The reverse IPO planned by Cogent with Allied Riser is imminent. Can the new entity beat the clock?

January 3, 2002

4 Min Read
Cogent's Reverse Prognosis

Tongues have wagged since Cogent Communications Inc. announced plans to merge with Allied Riser Communications (Nasdaq: ARCC) in August (see Cogent to Buy Allied Riser). And what they've had to say hasn't been entirely positive (see Cogent's Finances Revealed in Filing and associated message board).

The basic question was, and still seems to be: How can a company that's been losing money 30 times faster than it's making it achieve success?

Now, as detailed in updated filings with the U.S. Securities and Exchange Commission, the merger is set for approval by shareholders on January 31, 2002. If all goes as planned, Cogent will shortly thereafter become a public company in a "reverse IPO," by acquiring the public company.

There are several key arguments for and against Cogent's proposal to become a key provider of high-speed Internet access to small and medium-sized businesses by 2003. And the various points against leap off the pages of Cogent's latest filing:

  • Cogent's losing money -- fast.
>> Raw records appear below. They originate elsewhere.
@@ -113,14 +117,19 @@
     ~BatchScope() noexcept(false) {
       log_.batching_ = false;
       if (log_.batch_.empty()) return;
-      std::string b;
-      b.swap(log_.batch_);
+      struct Clear {
+        std::string& b;
+        ~Clear() {
+          if (b.capacity() > kKeepBatch) std::string().swap(b);
+          else b.clear();
+        }
+      } clear{log_.batch_};
       if (std::uncaught_exceptions() == 0) {
-        log_.write_all(b);
+        log_.write_all(log_.batch_);
         return;
       }
       try {
-        log_.write_all(b);
+        log_.write_all(log_.batch_);
       } catch (...) {
       }
     }
@@ -306,7 +315,8 @@
   uint64_t bytes_ = 0;
   std::string path_;
   bool batching_ = false;
-  std::string batch_;
+  static constexpr size_t kKeepBatch = 1u << 20;
+  std::string batch_, rec_;
   std::mutex fd_mu_;
   std::atomic<uint64_t> written_{0}, synced_{0};
   std::mutex gc_mu_;
diff --git a/aca_dotnet_workshop_amd/native/src/backingfront.hpp b/aca_dotnet_workshop_amd/native/src/backingfront.hpp
--- a/aca_dotnet_workshop_amd/native/src/backingfront.hpp
+++ b/aca_dotnet_workshop_amd/native/src/backingfront.hpp
@@ -306,6 +306,41 @@
   }
 
  private:
+  struct Segs {
+    const std::string* p;
+    size_t n;
+    size_t size() const { return n; }
+    const std::string& operator[](size_t i) const { return p[i]; }
+  };
+
+  struct Scope {
+    std::array<std::string_view, 5> part{};
+    Scope(std::string_view a, std::string_view b = {}, std::string_view c = {}, std::string_view d = {},
+          std::string_view e = {})
+        : part{a, b, c, d, e} {}
+    Scope(const std::string& s) : part{std::string_view(s)} {}
+    Scope(const char* s) : part{std::string_view(s)} {}
+    bool starts_with(std::string_view prefix) const {
+      for (auto x : part) {
+        const size_t k = std::min(x.size(), prefix.size());
+        if (x.compare(0, k, prefix.substr(0, k)) != 0) return false;
+        prefix.remove_prefix(k);
+        if (prefix.empty()) return true;
+      }
+      return false;
+    }
+    std::string str() const {
+      std::string s;
+      for (auto x : part) s.append(x);
+      return s;
+    }
+  };
+  static Scope entity_scope(std::string_view ns, std::string_view entity) {
+    auto p = entity.find("/subscriptions/");
+    if (p != std::string_view::npos) return {"servicebus/", ns, "/topics/", entity.substr(0, p)};
+    return {"servicebus/", ns, "/queues/", entity};
+  }
+
   struct Coll {
     DocStore* store = nullptr;
   };
@@ -491,7 +526,7 @@
     return ::close(fd) == 0;
   }
 
-  bool handle_blob(ev::Message& m, ev::Reply& r, const std::vector<std::string>& seg, const std::string& qs) {
+  bool handle_blob(ev::Message& m, ev::Reply& r, const Segs& seg, const std::string& qs) {
     std::string acct, cont, root;
     if (!safe_name(seg[1], acct) || !safe_name(seg[3], cont)) return false;
     {
@@ -505,7 +540,7 @@
       if (c != "1" && c != "true") return false;
       if (!authorize(m, r, "blob.read", "storage/" + seg[1])) return true;
       count("blob.count");
-      r.send(200, {{"content-type", "application/json"}},
+      r.send(200, json_headers(),
              "{\"count\": " + std::to_string(blob_count(acct, cont, query_get(qs, "prefix"))) + "}");
       return true;
     }
@@ -540,7 +575,7 @@
       return true;
     }
     blob_note(acct, cont, name, true);
-    r.send(201, {{"content-type", "application/json"}},
+    r.send(201, json_headers(),
            "{\"blobURL\": " + bf::jstr("/storage/" + seg[1] + "/blobs/" + seg[3] + "/" + name) + "}");
     return true;
   }
@@ -566,36 +601,41 @@
         if (sh.get() != &here) sh->post(key);
   }
 
-  bool allowed(const ev::Message& m, const std::string& action, const std::string& scope) {
-    std::shared_lock l(cfg_mu_);
+  bool allowed_locked(const ev::Message& m, std::string_view action, const Scope& scope) const {
     if (!enforce_) return true;
     auto* key = m.header("x-tt-key");
     if (key && !key->empty())
       for (auto& [ks, k] : keys_)
-        if (scope.rfind(ks, 0) == 0 && *key == k) return true;
+        if (scope.starts_with(ks) && *key == k) return true;
     auto* ident = m.header("x-tt-identity");
     if (ident && !ident->empty())
       for (auto& g : grants_) {
-        if (g.principal != *ident || scope.rfind(g.scope, 0) != 0) continue;
+        if (g.principal != *ident || !scope.starts_with(g.scope)) continue;
         for (auto& a : g.actions)
           if (a == "*" || a == action) return true;
       }
     return false;
   }
-  bool authorize(const ev::Message& m, const ev::Reply& r, const std::string& action, const std::string& scope) {
-    if (allowed(m, action, scope)) return true;
+  void refuse(const ev::Message& m, const ev::Reply& r, std::string_view action, const Scope& scope) {
     auto* ident = m.header("x-tt-identity");
     std::string who = ident && !ident->empty() ? *ident : "anonymous";
     r.send(403, {{"content-type", "application/problem+json; charset=utf-8"}},
-           bf::problem_json(403, who + " is not authorized to perform " + action + " on " + scope));
-    return false;
-  }
-
-  static void split(const std::string& target, std::string& path, std::string& qs) {
-    auto q = target.find('?');
-    path = target.substr(0, q);
-    qs = q == std::string::npos ? "" : target.substr(q + 1);
-  }
+           bf::problem_json(403, who + " is not authorized to perform " + std::string(action) + " on " + scope.str()));
+  }
+  bool authorize(const ev::Message& m, const ev::Reply& r, std::string_view action, const Scope& scope) {
+    bool ok;
+    {
+      std::shared_lock l(cfg_mu_);
+      ok = allowed_locked(m, action, scope);
+    }
+    if (!ok) refuse(m, r, action, scope);
+    return ok;
+  }
+
+  struct Scratch {
+    std::vector<std::string> pool;
+    std::string qs;
+  };
   static std::string query_get(const std::string& qs, const std::string& name) {
     size_t i = 0;
     while (i <= qs.size() && !qs.empty()) {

Cogent's financials highlight the extremely high costs involved in getting an in-building service provider off the ground -- including obtaining leases, dark fiber, equipment, building permits, etc. Founded in August 1999, the company didn't start gathering revenue until April 2001. By September 30, 2001, its entire net sales were $747,000. Its total operating expenses were $43.1 million. Net loss for the year was minus $45.4 million. EBITDA (earnings before interest, taxes, and depreciation -- a generally accepted measure of liquidity) was minus $36.4 million.Cogent doesn't look to stop bleeding cash anytime soon. As it adds to its customer roster, it also adds higher operations costs, including a variety of payments to building owners and other carriers to gain access where customers need it -- not to mention the costs associated with added personnel to serve a growing account roster.

  • Allied Riser's also losing money. Allied Riser posted $24.3 million in revenues for the nine months ended September 31, 2001. For the same period, its total operating expenses were $411.3 million. Its net loss was $374.1 million. In its favor, however, the company has been working to rid itself of certain leases it held, and it's whittled its employee roster from about 97 to 52.

  • The merger won't immediately improve the numbers. Even with adjustments made by both companies at the suggestion of advisors -- including Cogent's acquisition of the assets of bankrupt ISP NetRail for $11.7 million in September (see Cogent Acquires NetRail's Assets) -- the numbers still don't look good for the merged company, at least at first. With the assets and liabilities of each company adjusted and combined, the new Cogent's figures for the nine months ended September 30, 2001, will include a net loss of $55.9 million and total revenue of $5.2 million.

One could construe some of the elements as falling in Cogent's favor. The plus side includes the following key points:

  • Cogent's backed by Cisco. As noted in previous stories in Light Reading, Cisco Systems Inc. (Nasdaq: CSCO) has heavily bankrolled Cogent, most recently issuing a revised credit facility worth $409 million, up from $310 million. What's more, the covenants surrounding this facility, which called for considerable financial performance in 2002 from Cogent, are being renegotiated, indicating that Cisco is flexible on the terms. Cogent also holds 33 percent of Cogent's common stock -- although its entire holdings only give it 5.8 percent voting control.

    Indeed, Cisco has invested in Cogent's success, as evidenced in a commitment by Cogent to buy $270 million worth of equipment, the majority of it before 2004. Cogent's already bought $107.6 million worth of gear and has agreed to purchase equipment valued at $29.5 million in 2002, $42.4 million in 2003, and $45.5 million in 2004. Even for Cisco, these aren't small chunks of change, and it's unlikely that it will allow such a significant contributor of potential revenue to hit really dire straits for very long.

  • Cogent's market holds promise. Metropolitan Internet access services, particularly ones with Ethernet connectivity, are expected to heat up in 2002 (see The Lost Year and Last Mile Reaches Out ). Cogent says it sees a potential market of 56,000 small to medium-sized businesses turning to high-speed access in the foreseeable future, as an alternative to costly leased lines on the one hand or poorly performing dialup on the other. At Cogent's proposed price of $1,000 per month per prospective tenant, that's no small opportunity, even if only a fraction of it pans out.

Arguments pro and con will obviously stay hypothetical until the merger is established and the IPO is launched. But the risks are significant, including the risk that a wealth of other service providers in a range of markets will get to building owners and tenants first, or establish more favorable terms than Cogent can provide.

Cogent has some time to right its finances, but time is costly, since the metro market won't be taking off for awhile, as shown by the recent woes of Cogent's competitors (see Telseon: Running out of Road?). What's more, service providers and their vendors are still hammering out the basics of how to supply access, particularly Ethernet access, in metro areas (see MPLS Spurs Metro Ethernet Debate and MPLS: Keeping it Real).